Entries taken from a collection
+ + + +
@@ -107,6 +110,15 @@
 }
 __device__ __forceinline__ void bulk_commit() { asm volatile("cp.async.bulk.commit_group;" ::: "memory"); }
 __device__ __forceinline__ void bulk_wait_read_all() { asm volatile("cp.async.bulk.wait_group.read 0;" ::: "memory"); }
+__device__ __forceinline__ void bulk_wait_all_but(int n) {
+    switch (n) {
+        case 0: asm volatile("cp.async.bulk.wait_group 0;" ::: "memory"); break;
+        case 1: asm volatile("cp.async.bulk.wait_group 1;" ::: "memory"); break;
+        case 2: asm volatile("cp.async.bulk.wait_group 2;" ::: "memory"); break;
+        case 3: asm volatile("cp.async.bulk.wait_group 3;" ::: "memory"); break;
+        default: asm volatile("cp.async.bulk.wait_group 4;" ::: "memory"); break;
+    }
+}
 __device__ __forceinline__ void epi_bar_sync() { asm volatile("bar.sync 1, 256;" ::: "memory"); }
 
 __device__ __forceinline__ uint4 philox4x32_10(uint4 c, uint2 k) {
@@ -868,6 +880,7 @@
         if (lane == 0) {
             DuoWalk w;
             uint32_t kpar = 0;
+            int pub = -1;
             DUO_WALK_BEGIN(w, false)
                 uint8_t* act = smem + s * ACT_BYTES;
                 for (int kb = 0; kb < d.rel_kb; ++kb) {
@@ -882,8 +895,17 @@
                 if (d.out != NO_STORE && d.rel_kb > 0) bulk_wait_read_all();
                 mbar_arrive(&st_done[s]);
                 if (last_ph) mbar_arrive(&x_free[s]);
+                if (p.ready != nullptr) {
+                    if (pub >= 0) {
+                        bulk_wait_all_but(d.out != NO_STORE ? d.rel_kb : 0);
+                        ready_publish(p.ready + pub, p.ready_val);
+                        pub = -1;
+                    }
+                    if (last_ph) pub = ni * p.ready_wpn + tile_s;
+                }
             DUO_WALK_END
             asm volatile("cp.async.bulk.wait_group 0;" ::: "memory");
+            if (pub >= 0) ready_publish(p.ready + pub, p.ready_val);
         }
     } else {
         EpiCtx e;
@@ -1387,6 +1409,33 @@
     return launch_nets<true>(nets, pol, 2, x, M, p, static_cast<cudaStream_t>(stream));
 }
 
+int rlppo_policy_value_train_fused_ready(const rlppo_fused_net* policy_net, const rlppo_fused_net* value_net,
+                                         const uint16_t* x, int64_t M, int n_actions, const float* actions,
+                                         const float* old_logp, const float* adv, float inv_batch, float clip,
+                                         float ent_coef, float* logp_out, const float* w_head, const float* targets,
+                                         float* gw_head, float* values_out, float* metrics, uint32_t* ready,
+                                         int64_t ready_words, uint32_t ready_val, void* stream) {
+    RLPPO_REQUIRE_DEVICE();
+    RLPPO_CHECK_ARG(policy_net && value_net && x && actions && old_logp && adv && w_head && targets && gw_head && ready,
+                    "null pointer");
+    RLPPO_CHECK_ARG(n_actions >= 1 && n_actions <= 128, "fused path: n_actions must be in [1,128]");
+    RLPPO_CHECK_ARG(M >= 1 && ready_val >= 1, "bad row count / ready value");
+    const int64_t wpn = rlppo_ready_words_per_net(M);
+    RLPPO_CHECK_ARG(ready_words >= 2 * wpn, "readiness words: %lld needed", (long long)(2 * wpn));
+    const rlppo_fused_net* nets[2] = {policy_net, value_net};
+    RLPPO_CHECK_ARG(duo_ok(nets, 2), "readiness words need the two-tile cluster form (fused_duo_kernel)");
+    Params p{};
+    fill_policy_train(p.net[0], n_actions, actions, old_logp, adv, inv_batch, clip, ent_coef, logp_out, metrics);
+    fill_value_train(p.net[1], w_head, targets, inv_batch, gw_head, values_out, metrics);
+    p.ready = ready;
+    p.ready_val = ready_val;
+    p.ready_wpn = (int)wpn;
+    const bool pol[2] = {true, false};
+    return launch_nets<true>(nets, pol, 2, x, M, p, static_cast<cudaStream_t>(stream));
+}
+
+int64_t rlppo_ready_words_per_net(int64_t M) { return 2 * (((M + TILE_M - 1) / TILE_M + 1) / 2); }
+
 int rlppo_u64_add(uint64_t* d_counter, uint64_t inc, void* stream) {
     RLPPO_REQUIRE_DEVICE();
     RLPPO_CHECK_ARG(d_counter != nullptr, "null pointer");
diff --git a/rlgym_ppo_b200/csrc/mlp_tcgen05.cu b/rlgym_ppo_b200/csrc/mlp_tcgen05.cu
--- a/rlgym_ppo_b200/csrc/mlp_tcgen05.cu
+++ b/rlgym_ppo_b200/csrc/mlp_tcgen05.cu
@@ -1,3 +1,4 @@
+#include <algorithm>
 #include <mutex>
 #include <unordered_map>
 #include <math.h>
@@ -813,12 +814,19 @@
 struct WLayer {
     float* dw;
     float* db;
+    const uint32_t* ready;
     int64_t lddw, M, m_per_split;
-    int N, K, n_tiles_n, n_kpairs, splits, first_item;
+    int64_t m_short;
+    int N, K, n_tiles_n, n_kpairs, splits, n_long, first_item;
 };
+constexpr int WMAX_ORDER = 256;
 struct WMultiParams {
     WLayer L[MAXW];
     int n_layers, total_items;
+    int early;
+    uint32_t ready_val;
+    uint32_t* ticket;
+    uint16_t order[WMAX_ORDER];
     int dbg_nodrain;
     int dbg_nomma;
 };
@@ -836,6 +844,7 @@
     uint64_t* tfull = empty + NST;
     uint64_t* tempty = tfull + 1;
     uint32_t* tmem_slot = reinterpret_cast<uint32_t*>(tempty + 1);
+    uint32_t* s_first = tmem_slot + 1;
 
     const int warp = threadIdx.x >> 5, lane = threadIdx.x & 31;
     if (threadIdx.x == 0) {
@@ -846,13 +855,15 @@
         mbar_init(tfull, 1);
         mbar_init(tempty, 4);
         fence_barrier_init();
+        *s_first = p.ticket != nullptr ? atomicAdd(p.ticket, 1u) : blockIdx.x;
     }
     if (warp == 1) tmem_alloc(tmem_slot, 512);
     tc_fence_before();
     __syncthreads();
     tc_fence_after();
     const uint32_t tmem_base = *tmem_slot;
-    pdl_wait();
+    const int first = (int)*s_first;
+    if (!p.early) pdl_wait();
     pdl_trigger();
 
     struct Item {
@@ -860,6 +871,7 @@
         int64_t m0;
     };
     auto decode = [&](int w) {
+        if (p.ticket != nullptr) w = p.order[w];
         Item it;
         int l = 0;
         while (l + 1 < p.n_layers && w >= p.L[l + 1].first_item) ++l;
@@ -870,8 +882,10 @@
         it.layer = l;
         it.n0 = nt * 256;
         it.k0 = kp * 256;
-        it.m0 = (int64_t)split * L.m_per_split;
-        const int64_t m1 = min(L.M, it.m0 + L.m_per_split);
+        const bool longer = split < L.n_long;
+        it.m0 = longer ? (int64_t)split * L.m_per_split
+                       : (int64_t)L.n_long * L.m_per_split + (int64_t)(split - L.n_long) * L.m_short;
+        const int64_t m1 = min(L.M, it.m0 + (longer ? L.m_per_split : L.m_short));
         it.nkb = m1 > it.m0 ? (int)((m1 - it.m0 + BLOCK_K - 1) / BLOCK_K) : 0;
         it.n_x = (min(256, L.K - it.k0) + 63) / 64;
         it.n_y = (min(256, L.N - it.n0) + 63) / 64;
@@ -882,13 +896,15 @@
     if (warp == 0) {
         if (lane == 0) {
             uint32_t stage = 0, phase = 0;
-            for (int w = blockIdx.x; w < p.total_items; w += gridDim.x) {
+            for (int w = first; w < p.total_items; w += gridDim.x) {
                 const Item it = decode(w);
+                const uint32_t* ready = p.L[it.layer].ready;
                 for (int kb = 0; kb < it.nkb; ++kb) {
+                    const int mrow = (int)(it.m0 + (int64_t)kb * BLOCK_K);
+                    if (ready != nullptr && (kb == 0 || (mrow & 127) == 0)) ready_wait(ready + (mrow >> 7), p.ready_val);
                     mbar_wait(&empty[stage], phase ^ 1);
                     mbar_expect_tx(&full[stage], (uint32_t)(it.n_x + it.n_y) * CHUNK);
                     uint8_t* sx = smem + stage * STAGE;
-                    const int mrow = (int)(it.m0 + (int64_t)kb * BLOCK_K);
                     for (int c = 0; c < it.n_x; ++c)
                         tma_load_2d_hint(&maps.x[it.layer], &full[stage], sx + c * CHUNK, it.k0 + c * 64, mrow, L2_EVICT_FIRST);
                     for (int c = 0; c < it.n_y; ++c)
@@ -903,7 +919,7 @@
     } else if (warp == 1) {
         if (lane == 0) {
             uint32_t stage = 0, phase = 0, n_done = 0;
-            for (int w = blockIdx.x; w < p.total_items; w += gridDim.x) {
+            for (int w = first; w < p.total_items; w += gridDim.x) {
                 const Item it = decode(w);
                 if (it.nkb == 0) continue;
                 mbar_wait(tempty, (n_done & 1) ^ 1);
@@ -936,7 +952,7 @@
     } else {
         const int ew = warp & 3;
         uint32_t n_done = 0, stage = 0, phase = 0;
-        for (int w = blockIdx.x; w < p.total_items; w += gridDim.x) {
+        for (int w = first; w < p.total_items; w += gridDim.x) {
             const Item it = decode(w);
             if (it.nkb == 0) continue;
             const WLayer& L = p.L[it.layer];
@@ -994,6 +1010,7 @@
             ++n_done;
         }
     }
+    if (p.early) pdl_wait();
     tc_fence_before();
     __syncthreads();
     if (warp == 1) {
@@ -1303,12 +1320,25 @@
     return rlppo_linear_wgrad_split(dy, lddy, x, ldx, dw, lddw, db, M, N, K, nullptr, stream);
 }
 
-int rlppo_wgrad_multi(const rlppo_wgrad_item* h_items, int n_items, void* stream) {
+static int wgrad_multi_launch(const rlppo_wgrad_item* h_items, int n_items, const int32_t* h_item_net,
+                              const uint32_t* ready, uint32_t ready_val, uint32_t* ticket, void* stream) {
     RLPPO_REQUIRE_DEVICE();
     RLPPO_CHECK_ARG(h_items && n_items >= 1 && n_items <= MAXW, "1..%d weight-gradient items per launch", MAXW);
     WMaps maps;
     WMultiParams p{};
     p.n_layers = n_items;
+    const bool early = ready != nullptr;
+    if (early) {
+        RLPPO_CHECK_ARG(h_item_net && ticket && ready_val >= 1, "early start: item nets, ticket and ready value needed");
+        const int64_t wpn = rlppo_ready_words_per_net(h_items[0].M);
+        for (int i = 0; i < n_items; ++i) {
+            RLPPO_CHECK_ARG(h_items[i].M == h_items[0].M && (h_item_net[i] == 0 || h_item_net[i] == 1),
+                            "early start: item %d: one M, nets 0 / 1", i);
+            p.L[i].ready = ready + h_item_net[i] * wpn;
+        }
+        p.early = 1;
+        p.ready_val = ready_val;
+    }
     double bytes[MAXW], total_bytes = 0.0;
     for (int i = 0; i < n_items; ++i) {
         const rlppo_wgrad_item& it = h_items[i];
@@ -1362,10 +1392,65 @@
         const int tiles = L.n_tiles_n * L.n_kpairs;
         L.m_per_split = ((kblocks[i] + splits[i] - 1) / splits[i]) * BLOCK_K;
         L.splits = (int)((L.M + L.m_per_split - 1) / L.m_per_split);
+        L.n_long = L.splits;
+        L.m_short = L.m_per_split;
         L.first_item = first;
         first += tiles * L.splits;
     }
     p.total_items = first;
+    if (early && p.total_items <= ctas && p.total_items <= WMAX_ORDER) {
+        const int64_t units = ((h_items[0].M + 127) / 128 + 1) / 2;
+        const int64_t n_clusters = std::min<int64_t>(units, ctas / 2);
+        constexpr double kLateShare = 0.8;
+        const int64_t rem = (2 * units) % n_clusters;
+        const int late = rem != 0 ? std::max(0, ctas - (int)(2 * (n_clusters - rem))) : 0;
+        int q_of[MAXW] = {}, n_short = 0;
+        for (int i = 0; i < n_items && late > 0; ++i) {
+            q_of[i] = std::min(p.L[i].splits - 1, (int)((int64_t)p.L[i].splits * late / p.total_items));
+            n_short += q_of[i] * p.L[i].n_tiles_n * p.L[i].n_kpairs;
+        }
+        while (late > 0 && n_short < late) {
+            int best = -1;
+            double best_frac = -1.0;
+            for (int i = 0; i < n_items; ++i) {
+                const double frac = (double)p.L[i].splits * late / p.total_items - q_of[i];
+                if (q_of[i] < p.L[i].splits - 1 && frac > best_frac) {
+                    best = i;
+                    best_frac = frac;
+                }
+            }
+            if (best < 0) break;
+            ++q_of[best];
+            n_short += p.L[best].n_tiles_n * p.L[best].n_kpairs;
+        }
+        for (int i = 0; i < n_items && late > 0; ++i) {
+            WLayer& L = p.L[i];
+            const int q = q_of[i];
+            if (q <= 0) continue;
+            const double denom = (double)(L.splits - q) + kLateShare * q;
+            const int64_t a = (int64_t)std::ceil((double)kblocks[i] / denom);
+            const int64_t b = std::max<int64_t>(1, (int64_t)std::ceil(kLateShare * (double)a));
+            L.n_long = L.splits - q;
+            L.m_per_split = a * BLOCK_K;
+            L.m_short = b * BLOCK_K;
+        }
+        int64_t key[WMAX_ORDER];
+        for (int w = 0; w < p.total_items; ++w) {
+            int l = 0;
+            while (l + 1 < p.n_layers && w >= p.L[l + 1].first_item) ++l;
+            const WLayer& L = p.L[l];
+ + + +
In the entries above, restate word for word the lines between the one holding "mbar_arrive(&st_done[s]);" and the one holding "RLPPO_CHECK_ARG(n_actions >= 1", inclusive, and nothing besides.

                 mbar_arrive(&st_done[s]);
                 if (last_ph) mbar_arrive(&x_free[s]);
+                if (p.ready != nullptr) {
+                    if (pub >= 0) {
+                        bulk_wait_all_but(d.out != NO_STORE ? d.rel_kb : 0);
+                        ready_publish(p.ready + pub, p.ready_val);
+                        pub = -1;
+                    }
+                    if (last_ph) pub = ni * p.ready_wpn + tile_s;
+                }
             DUO_WALK_END
             asm volatile("cp.async.bulk.wait_group 0;" ::: "memory");
+            if (pub >= 0) ready_publish(p.ready + pub, p.ready_val);
         }
     } else {
         EpiCtx e;
@@ -1387,6 +1409,33 @@
     return launch_nets<true>(nets, pol, 2, x, M, p, static_cast<cudaStream_t>(stream));
 }
 
+int rlppo_policy_value_train_fused_ready(const rlppo_fused_net* policy_net, const rlppo_fused_net* value_net,
+                                         const uint16_t* x, int64_t M, int n_actions, const float* actions,
+                                         const float* old_logp, const float* adv, float inv_batch, float clip,
+                                         float ent_coef, float* logp_out, const float* w_head, const float* targets,
+                                         float* gw_head, float* values_out, float* metrics, uint32_t* ready,
+                                         int64_t ready_words, uint32_t ready_val, void* stream) {
+    RLPPO_REQUIRE_DEVICE();
+    RLPPO_CHECK_ARG(policy_net && value_net && x && actions && old_logp && adv && w_head && targets && gw_head && ready,
+                    "null pointer");
+    RLPPO_CHECK_ARG(n_actions >= 1 && n_actions <= 128, "fused path: n_actions must be in [1,128]");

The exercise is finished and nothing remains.